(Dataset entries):
@@ -819,15 +829,14 @@
     }
     FB_BARRIER();
     if (a.dbg && t == 0 && blockIdx.x == 0) { a.dbg[0] = clock64(); a.dbg[1] = wall_clock64(); a.dbg[4] = len; }
-#define FBM_FINISH(sum_, e_, k_)                                                                                                   \
+#define FBM_FINISH(sum_, e_, k_, MUL_)                                                                                             \
     {                                                                                                                              \
         const unsigned hs_ = (unsigned)__builtin_amdgcn_update_dpp(0, __double2hiint(sum_), 0x15F, 0xf, 0xf, false);    \
         double m_, inv_;                                                                                                           \
         pow2_scale(hs_, m_, inv_);                                                                                                 \
         outp += rstep;                                                                                                             \
         double val_ = (sum_) * inv_;                                                                                               \
-        gwait8_after(e_, val_);                                                                 \
-        const double vecv_ = val_ * (e_);                                                                                          \
+        const double vecv_ = MUL_(e_, val_);                                \
         if (mine) vput[(size_t)((k_) & 1) * vbuf] = live ? vecv_ : 0.;       \
         if (live) gstore8(outp, (dir == 0) ? vecv_ : val_);                                                                        \
         if (scribe) gstore8(mptr, m_);                                           \
@@ -842,35 +851,52 @@
 #else
 #define PST(i_)
 #endif
+    double er[FBM_ERING];
     int k = 1;
     while (k < len) {
         const int k_be = be_adj >= 0 ? (dir == 0 ? be_adj - n0 + 1 : n1 - be_adj) : len;
         const int k_stop = k_be < len ? k_be : len;
-        for (; k < k_stop; k++) {
-            PST(2)
-            FBM_EGET(e, k)
-            double sum;
-            if constexpr (NV == 4) {
-                fbm_d2 ring[FBM_RING];
-                const unsigned apc = ap0 + (unsigned)((k - 1) & 1) * (unsigned)(VR * 32);
-                fbm_chain<0, KB>::template fill<0>(ring, apc);
-                double acc[4] = {0., 0., 0., 0.};
-                fbm_chain<0, KB>::run(ring, w, apc, acc);
-                sum = (acc[0] + acc[1]) + (acc[2] + acc[3]);
-            } else {
-                double av[NV][G], acc[NV][2];
-#pragma unroll
-                for (int j = 0; j < NV; j++) {
-                    acc[j][0] = acc[j][1] = 0.;
-#pragma unroll
-                    for (int g = 0; g < G; g++) av[j][g] = avp[(size_t)((k - 1) & 1) * vbuf + j * VRP + 64 * g];
-                }
-                fbw_chain<0, KB, NV>::run(av, w, acc);
-                sum = __builtin_amdgcn_mfma_f64_4x4x4f64(sel0, acc[0][0] + acc[0][1], 0., 0, 0, 0);
-                if constexpr (NV > 1) sum = __builtin_amdgcn_mfma_f64_4x4x4f64(sel1, acc[1][0] + acc[1][1], sum, 0, 0, 0);
-            }
-            PST(0)
-            FBM_FINISH(sum, e, k)
+        if (k < k_stop) {
+            const int k_fill = k;
+#pragma unroll
+            for (int i = 0; i < FBM_EDIST; i++) { const int kk = min(k + i, len - 1); gload8(er[i], FBM_EADDR(kk, k - 1)); }
+            for (;;) {
+#pragma unroll
+                for (int s = 0; s < FBM_ERING; s++) {
+                    PST(2)
+                    { const int kk = min(k + FBM_EDIST, len - 1); gload8(er[(s + FBM_EDIST) % FBM_ERING], FBM_EADDR(kk, k - 1)); }
+                    const bool steady = wlive && k - k_fill >= FBM_EDIST;
+#define FBM_MUL_PLAIN(e_, v_) (steady ? gwait8_mul<2 * FBM_EDIST>(e_, v_) : gwait8_mul<FBM_EDIST>(e_, v_))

(The task):
Give back the data above word for word.

(Output for this task):
@@ -819,15 +829,14 @@
     }
     FB_BARRIER();
     if (a.dbg && t == 0 && blockIdx.x == 0) { a.dbg[0] = clock64(); a.dbg[1] = wall_clock64(); a.dbg[4] = len; }
-#define FBM_FINISH(sum_, e_, k_)                                                                                                   \
+#define FBM_FINISH(sum_, e_, k_, MUL_)                                                                                             \
     {                                                                                                                              \
         const unsigned hs_ = (unsigned)__builtin_amdgcn_update_dpp(0, __double2hiint(sum_), 0x15F, 0xf, 0xf, false);    \
         double m_, inv_;                                                                                                           \
         pow2_scale(hs_, m_, inv_);                                                                                                 \
         outp += rstep;                                                                                                             \
         double val_ = (sum_) * inv_;                                                                                               \
-        gwait8_after(e_, val_);                                                                 \
-        const double vecv_ = val_ * (e_);                                                                                          \
+        const double vecv_ = MUL_(e_, val_);                                \
         if (mine) vput[(size_t)((k_) & 1) * vbuf] = live ? vecv_ : 0.;       \
         if (live) gstore8(outp, (dir == 0) ? vecv_ : val_);                                                                        \
         if (scribe) gstore8(mptr, m_);                                           \
@@ -842,35 +851,52 @@
 #else
 #define PST(i_)
 #endif
+    double er[FBM_ERING];
     int k = 1;
     while (k < len) {
         const int k_be = be_adj >= 0 ? (dir == 0 ? be_adj - n0 + 1 : n1 - be_adj) : len;
         const int k_stop = k_be < len ? k_be : len;
-        for (; k < k_stop; k++) {
-            PST(2)
-            FBM_EGET(e, k)
-            double sum;
-            if constexpr (NV == 4) {
-                fbm_d2 ring[FBM_RING];
-                const unsigned apc = ap0 + (unsigned)((k - 1) & 1) * (unsigned)(VR * 32);
-                fbm_chain<0, KB>::template fill<0>(ring, apc);
-                double acc[4] = {0., 0., 0., 0.};
-                fbm_chain<0, KB>::run(ring, w, apc, acc);
-                sum = (acc[0] + acc[1]) + (acc[2] + acc[3]);
-            } else {
-                double av[NV][G], acc[NV][2];
-#pragma unroll
-                for (int j = 0; j < NV; j++) {
-                    acc[j][0] = acc[j][1] = 0.;
-#pragma unroll
-                    for (int g = 0; g < G; g++) av[j][g] = avp[(size_t)((k - 1) & 1) * vbuf + j * VRP + 64 * g];
-                }
-                fbw_chain<0, KB, NV>::run(av, w, acc);
-                sum = __builtin_amdgcn_mfma_f64_4x4x4f64(sel0, acc[0][0] + acc[0][1], 0., 0, 0, 0);
-                if constexpr (NV > 1) sum = __builtin_amdgcn_mfma_f64_4x4x4f64(sel1, acc[1][0] + acc[1][1], sum, 0, 0, 0);
-            }
-            PST(0)
-            FBM_FINISH(sum, e, k)
+        if (k < k_stop) {
+            const int k_fill = k;
+#pragma unroll
+            for (int i = 0; i < FBM_EDIST; i++) { const int kk = min(k + i, len - 1); gload8(er[i], FBM_EADDR(kk, k - 1)); }
+            for (;;) {
+#pragma unroll
+                for (int s = 0; s < FBM_ERING; s++) {
+                    PST(2)
+                    { const int kk = min(k + FBM_EDIST, len - 1); gload8(er[(s + FBM_EDIST) % FBM_ERING], FBM_EADDR(kk, k - 1)); }
+                    const bool steady = wlive && k - k_fill >= FBM_EDIST;
+#define FBM_MUL_PLAIN(e_, v_) (steady ? gwait8_mul<2 * FBM_EDIST>(e_, v_) : gwait8_mul<FBM_EDIST>(e_, v_))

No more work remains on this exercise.